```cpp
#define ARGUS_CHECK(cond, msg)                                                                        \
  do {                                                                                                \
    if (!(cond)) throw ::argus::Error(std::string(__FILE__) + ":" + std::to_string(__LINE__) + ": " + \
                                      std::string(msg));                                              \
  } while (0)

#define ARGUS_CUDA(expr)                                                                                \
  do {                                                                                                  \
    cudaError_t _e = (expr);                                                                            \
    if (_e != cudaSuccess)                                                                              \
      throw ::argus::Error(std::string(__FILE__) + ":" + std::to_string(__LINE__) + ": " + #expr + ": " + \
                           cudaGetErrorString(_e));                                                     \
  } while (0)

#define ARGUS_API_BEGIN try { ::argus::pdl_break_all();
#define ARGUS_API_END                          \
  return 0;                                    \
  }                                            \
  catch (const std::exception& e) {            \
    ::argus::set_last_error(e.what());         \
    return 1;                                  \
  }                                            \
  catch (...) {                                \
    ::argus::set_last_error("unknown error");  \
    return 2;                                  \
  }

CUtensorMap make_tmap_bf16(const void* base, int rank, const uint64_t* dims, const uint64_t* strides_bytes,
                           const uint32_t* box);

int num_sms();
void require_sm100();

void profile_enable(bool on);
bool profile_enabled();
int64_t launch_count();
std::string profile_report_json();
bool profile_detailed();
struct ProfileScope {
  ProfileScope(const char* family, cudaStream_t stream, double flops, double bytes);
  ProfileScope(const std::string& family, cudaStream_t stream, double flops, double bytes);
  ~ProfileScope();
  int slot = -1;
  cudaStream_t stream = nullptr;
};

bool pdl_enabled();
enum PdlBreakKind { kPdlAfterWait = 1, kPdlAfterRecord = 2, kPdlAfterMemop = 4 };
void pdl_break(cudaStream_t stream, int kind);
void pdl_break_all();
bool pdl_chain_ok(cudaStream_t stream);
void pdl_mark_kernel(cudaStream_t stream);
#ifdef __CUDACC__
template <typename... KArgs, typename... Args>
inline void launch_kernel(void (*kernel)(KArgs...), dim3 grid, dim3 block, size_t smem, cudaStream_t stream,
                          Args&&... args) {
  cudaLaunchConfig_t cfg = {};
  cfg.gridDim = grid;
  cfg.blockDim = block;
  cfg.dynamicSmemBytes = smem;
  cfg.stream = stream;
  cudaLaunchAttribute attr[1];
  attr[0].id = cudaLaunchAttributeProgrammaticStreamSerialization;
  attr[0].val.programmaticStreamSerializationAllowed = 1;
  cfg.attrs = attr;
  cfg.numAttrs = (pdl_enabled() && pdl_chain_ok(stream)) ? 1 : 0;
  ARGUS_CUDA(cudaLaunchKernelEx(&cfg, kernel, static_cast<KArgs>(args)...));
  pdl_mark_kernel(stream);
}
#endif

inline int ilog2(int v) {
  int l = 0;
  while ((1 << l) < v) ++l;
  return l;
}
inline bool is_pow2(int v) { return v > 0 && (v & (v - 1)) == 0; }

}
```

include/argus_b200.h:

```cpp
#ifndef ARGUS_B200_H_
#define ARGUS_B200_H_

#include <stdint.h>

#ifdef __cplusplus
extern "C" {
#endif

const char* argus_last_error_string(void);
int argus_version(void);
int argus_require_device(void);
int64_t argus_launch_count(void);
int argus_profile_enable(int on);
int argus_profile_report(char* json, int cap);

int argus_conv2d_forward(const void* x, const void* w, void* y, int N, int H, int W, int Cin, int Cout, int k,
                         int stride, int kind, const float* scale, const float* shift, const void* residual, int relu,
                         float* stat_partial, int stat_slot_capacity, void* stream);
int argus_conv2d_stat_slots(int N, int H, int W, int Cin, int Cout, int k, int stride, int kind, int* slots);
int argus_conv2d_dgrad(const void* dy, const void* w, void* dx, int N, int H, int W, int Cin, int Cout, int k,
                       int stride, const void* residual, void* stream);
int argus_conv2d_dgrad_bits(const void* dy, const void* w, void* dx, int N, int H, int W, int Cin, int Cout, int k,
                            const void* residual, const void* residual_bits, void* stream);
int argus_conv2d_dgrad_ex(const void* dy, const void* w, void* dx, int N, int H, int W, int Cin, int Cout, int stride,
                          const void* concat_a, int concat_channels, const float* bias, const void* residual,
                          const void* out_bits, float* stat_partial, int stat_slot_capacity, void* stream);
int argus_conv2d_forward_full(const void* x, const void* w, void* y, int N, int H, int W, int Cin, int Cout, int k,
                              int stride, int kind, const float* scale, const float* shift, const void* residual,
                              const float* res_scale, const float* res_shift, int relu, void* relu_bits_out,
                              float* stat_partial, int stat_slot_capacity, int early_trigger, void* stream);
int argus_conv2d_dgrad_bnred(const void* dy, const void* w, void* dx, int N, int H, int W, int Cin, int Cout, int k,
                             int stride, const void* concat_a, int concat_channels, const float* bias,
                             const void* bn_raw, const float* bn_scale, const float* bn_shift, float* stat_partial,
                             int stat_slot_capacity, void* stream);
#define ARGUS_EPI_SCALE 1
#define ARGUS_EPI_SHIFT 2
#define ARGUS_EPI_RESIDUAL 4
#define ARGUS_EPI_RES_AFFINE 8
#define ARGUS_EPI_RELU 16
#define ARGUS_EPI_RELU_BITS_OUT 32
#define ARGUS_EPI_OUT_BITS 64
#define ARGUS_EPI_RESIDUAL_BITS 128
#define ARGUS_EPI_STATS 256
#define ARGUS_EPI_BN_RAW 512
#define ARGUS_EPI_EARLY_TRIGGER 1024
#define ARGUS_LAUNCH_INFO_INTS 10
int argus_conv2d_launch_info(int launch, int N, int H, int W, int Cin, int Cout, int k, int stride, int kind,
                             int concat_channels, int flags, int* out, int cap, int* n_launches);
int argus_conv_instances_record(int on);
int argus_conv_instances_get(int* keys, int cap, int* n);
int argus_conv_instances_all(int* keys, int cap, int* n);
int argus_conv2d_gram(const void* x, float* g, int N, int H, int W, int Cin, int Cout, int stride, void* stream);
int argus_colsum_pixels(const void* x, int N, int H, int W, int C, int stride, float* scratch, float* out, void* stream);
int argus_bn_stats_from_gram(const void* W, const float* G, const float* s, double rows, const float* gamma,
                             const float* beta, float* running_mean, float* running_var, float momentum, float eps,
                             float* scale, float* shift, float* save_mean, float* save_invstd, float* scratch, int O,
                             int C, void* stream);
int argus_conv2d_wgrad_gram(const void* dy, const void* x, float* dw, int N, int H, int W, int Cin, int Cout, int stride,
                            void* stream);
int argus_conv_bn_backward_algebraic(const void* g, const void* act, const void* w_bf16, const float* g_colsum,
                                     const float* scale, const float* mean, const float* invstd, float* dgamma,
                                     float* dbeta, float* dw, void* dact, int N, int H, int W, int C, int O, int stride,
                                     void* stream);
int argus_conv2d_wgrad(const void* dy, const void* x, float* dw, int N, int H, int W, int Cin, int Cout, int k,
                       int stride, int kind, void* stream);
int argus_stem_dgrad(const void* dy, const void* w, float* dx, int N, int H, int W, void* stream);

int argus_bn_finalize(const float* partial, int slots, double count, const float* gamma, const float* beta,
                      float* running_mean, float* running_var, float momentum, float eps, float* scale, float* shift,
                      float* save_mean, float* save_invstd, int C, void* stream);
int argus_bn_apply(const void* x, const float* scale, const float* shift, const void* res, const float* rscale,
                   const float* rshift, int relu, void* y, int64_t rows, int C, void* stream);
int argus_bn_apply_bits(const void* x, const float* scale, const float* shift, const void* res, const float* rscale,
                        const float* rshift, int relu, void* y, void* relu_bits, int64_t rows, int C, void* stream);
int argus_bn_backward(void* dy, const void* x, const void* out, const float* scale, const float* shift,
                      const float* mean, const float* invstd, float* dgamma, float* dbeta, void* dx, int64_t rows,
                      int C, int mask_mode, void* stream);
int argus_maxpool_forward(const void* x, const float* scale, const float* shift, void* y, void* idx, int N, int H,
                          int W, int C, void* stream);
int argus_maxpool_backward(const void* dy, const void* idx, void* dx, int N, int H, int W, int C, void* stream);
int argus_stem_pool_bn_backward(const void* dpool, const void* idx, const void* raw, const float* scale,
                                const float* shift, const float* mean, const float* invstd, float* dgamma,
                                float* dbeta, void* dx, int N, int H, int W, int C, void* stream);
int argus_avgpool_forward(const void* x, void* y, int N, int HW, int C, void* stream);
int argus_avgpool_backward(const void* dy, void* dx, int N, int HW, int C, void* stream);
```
* * *
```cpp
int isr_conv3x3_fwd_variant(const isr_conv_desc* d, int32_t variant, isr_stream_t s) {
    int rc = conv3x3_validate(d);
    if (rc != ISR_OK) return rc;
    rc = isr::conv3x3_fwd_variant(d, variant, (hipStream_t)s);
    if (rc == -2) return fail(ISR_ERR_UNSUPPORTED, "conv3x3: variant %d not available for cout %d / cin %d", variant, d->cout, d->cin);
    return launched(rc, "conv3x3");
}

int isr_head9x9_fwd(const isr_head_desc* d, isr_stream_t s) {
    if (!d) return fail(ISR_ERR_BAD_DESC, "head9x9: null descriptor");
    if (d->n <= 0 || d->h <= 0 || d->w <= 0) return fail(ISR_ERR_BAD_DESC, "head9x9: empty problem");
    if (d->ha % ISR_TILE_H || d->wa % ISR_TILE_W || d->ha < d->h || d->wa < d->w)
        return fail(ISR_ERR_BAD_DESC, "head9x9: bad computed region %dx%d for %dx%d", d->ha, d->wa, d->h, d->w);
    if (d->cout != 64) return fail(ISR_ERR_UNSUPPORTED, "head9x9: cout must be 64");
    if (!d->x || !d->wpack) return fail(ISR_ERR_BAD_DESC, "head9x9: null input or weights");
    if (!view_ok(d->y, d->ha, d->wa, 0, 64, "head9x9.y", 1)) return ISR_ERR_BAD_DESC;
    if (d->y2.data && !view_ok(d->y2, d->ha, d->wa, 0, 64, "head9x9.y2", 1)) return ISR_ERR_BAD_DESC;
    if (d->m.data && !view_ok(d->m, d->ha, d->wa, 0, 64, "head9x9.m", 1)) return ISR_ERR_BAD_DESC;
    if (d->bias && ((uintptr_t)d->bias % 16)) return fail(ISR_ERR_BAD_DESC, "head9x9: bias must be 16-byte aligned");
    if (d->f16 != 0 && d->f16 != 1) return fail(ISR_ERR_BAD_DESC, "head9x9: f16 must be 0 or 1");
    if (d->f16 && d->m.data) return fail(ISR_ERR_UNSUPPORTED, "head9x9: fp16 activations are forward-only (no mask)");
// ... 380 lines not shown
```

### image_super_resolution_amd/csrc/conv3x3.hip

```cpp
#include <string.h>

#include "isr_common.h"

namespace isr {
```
---
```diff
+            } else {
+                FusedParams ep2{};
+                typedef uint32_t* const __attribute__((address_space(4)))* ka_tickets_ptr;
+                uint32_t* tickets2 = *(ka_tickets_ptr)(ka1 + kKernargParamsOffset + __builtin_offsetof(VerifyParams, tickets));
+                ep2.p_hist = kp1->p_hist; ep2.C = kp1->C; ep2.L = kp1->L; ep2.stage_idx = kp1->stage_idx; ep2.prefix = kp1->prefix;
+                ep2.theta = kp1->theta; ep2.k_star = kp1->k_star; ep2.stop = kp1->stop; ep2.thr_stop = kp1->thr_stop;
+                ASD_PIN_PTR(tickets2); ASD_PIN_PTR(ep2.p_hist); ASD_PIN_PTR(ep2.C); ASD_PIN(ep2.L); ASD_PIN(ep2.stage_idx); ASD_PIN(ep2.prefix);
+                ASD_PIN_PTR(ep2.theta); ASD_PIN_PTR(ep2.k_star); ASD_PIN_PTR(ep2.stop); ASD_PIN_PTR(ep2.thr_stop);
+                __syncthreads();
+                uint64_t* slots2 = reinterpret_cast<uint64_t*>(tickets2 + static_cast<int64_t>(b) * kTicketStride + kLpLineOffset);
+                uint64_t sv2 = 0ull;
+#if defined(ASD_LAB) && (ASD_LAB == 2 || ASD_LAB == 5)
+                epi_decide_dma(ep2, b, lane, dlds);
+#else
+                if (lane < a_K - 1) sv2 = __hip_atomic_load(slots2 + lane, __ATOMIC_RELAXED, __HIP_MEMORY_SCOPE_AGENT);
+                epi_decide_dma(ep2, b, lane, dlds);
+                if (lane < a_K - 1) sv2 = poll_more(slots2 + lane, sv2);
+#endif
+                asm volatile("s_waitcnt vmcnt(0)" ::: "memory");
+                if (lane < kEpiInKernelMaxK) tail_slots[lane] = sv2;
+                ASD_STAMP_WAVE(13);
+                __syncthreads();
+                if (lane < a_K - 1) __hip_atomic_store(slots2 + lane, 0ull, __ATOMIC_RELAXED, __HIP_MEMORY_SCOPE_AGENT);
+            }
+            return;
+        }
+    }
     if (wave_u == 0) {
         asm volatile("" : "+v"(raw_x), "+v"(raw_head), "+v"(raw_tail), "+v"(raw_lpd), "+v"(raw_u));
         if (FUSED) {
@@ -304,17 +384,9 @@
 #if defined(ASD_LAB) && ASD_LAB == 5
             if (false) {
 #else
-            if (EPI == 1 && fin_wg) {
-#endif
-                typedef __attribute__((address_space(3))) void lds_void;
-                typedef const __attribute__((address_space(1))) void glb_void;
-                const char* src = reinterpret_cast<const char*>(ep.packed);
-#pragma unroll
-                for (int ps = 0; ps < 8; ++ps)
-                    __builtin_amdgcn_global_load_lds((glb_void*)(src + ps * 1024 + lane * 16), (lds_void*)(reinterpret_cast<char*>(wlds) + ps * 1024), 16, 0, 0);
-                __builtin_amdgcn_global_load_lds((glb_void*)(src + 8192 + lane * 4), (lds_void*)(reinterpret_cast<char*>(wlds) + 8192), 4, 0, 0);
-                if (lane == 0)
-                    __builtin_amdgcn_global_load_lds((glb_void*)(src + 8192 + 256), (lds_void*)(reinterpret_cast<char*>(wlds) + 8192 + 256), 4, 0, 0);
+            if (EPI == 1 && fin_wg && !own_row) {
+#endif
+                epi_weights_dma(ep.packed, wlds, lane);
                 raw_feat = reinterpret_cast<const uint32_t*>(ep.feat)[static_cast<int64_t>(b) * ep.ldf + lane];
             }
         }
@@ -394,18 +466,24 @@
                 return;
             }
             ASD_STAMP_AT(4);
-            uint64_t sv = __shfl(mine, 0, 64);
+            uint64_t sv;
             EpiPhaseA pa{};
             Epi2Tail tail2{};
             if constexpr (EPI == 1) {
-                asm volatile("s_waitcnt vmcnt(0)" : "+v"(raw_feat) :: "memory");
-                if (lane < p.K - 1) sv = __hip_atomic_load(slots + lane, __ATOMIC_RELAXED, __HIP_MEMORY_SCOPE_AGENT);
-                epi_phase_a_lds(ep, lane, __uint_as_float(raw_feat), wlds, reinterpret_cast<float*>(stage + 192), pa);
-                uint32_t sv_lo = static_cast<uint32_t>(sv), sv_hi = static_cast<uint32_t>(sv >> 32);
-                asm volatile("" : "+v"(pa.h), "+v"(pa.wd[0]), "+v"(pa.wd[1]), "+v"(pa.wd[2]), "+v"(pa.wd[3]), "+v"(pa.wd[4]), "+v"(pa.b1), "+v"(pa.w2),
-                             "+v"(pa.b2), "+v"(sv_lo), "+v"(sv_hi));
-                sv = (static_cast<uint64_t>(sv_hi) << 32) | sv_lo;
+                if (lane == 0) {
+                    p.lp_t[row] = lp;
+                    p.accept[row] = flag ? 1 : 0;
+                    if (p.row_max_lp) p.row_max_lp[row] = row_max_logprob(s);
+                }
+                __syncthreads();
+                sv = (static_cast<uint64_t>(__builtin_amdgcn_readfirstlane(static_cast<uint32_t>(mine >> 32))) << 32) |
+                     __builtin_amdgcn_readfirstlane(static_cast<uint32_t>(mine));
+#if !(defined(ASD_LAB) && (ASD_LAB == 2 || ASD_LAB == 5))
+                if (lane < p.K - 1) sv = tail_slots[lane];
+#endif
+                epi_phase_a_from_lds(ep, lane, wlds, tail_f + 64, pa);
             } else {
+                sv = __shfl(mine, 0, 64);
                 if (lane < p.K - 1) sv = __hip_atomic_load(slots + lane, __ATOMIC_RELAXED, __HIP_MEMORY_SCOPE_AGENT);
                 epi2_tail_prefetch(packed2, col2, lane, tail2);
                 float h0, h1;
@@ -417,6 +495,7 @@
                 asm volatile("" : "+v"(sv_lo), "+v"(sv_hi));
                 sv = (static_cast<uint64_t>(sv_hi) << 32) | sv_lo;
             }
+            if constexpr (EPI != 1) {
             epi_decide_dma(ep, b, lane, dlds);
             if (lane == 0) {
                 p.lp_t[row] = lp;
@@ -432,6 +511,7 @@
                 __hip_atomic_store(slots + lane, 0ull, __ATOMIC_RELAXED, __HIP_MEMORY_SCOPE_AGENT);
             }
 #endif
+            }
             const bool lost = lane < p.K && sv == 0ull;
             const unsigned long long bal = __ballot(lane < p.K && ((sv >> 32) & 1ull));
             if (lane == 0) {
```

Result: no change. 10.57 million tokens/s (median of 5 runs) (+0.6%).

[EXERCISE INSTRUCTIONS] When a line in the data contains "volatile", return it as written.

[EXERCISE RESULT]
+                asm volatile("s_waitcnt vmcnt(0)" ::: "memory");
         asm volatile("" : "+v"(raw_x), "+v"(raw_head), "+v"(raw_tail), "+v"(raw_lpd), "+v"(raw_u));
-                asm volatile("s_waitcnt vmcnt(0)" : "+v"(raw_feat) :: "memory");
-                asm volatile("" : "+v"(pa.h), "+v"(pa.wd[0]), "+v"(pa.wd[1]), "+v"(pa.wd[2]), "+v"(pa.wd[3]), "+v"(pa.wd[4]), "+v"(pa.b1), "+v"(pa.w2),
                 asm volatile("" : "+v"(sv_lo), "+v"(sv_hi));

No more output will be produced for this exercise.